TASK PROMPT -
Taking the data below line by line, count those that include the word "rank" and report the number alone.

Stored items
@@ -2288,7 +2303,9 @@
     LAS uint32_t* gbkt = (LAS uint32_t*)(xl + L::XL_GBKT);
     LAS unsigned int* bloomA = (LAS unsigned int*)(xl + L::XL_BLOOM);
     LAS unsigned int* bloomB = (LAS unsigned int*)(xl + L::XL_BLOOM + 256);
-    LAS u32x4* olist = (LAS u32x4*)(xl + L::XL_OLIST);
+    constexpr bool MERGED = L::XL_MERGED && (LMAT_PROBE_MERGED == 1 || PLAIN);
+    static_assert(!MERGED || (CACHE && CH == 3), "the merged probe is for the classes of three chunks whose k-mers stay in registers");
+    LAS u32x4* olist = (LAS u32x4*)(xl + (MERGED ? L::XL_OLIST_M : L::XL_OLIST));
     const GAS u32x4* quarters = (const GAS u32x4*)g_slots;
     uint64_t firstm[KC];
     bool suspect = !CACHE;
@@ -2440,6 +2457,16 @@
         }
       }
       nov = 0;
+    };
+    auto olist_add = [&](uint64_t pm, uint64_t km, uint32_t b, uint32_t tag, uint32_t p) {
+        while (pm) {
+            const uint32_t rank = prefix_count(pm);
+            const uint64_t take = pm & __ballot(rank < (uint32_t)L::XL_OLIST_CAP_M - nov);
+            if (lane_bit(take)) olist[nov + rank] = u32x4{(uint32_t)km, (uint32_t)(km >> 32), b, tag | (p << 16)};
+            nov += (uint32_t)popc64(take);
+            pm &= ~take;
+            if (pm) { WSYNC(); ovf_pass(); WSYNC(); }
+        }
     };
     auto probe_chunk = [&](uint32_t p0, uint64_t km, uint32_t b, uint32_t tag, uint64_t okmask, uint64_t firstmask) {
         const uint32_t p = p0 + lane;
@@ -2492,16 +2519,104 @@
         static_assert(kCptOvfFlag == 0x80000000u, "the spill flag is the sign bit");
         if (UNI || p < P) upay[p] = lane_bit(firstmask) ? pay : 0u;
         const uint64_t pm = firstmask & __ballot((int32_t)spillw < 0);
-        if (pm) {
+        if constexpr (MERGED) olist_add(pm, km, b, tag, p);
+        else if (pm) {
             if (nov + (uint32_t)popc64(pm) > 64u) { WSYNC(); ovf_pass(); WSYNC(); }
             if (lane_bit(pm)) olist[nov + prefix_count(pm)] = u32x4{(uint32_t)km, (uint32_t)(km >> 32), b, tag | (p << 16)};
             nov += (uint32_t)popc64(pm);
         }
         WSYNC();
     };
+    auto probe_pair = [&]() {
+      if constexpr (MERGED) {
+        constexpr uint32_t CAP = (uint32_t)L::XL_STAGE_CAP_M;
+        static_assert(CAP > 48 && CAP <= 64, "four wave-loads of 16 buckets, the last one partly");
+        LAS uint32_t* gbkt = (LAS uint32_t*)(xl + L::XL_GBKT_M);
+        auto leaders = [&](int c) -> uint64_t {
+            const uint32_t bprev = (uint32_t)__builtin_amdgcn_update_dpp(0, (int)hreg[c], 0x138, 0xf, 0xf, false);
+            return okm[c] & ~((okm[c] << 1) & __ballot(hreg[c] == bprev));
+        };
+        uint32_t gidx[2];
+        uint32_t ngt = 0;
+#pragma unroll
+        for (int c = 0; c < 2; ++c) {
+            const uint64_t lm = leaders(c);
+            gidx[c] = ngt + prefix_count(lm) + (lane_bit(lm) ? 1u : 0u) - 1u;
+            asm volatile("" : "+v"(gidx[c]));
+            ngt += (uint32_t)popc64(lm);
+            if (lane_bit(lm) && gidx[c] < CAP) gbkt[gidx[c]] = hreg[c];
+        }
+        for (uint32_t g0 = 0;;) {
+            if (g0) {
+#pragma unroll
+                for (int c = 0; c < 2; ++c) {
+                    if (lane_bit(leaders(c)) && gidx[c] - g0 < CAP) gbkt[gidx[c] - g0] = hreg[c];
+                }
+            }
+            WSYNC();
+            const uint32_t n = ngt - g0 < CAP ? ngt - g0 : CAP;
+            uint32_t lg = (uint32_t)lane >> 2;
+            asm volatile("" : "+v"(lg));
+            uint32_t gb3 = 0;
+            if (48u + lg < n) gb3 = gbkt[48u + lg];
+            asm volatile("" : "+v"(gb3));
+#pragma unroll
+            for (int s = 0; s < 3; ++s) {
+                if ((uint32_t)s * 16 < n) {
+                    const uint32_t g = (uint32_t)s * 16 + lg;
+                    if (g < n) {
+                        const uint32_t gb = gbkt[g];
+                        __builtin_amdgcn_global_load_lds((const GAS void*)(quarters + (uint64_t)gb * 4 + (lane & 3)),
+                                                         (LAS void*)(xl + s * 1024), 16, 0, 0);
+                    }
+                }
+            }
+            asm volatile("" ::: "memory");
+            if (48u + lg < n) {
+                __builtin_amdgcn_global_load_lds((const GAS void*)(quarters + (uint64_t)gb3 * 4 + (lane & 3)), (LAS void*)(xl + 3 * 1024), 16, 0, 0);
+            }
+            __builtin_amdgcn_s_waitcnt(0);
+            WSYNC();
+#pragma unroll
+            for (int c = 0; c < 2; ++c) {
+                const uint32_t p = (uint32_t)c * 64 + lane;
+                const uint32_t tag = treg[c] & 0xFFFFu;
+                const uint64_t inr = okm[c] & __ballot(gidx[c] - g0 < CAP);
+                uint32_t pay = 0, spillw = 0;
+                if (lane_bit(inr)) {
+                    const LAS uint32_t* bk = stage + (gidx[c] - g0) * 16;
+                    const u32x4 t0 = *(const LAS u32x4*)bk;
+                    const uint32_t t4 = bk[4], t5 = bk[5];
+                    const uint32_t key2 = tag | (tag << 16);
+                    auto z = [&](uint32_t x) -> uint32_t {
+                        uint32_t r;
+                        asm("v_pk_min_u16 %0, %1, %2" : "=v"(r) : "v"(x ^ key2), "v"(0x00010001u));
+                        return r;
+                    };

RESULT -
3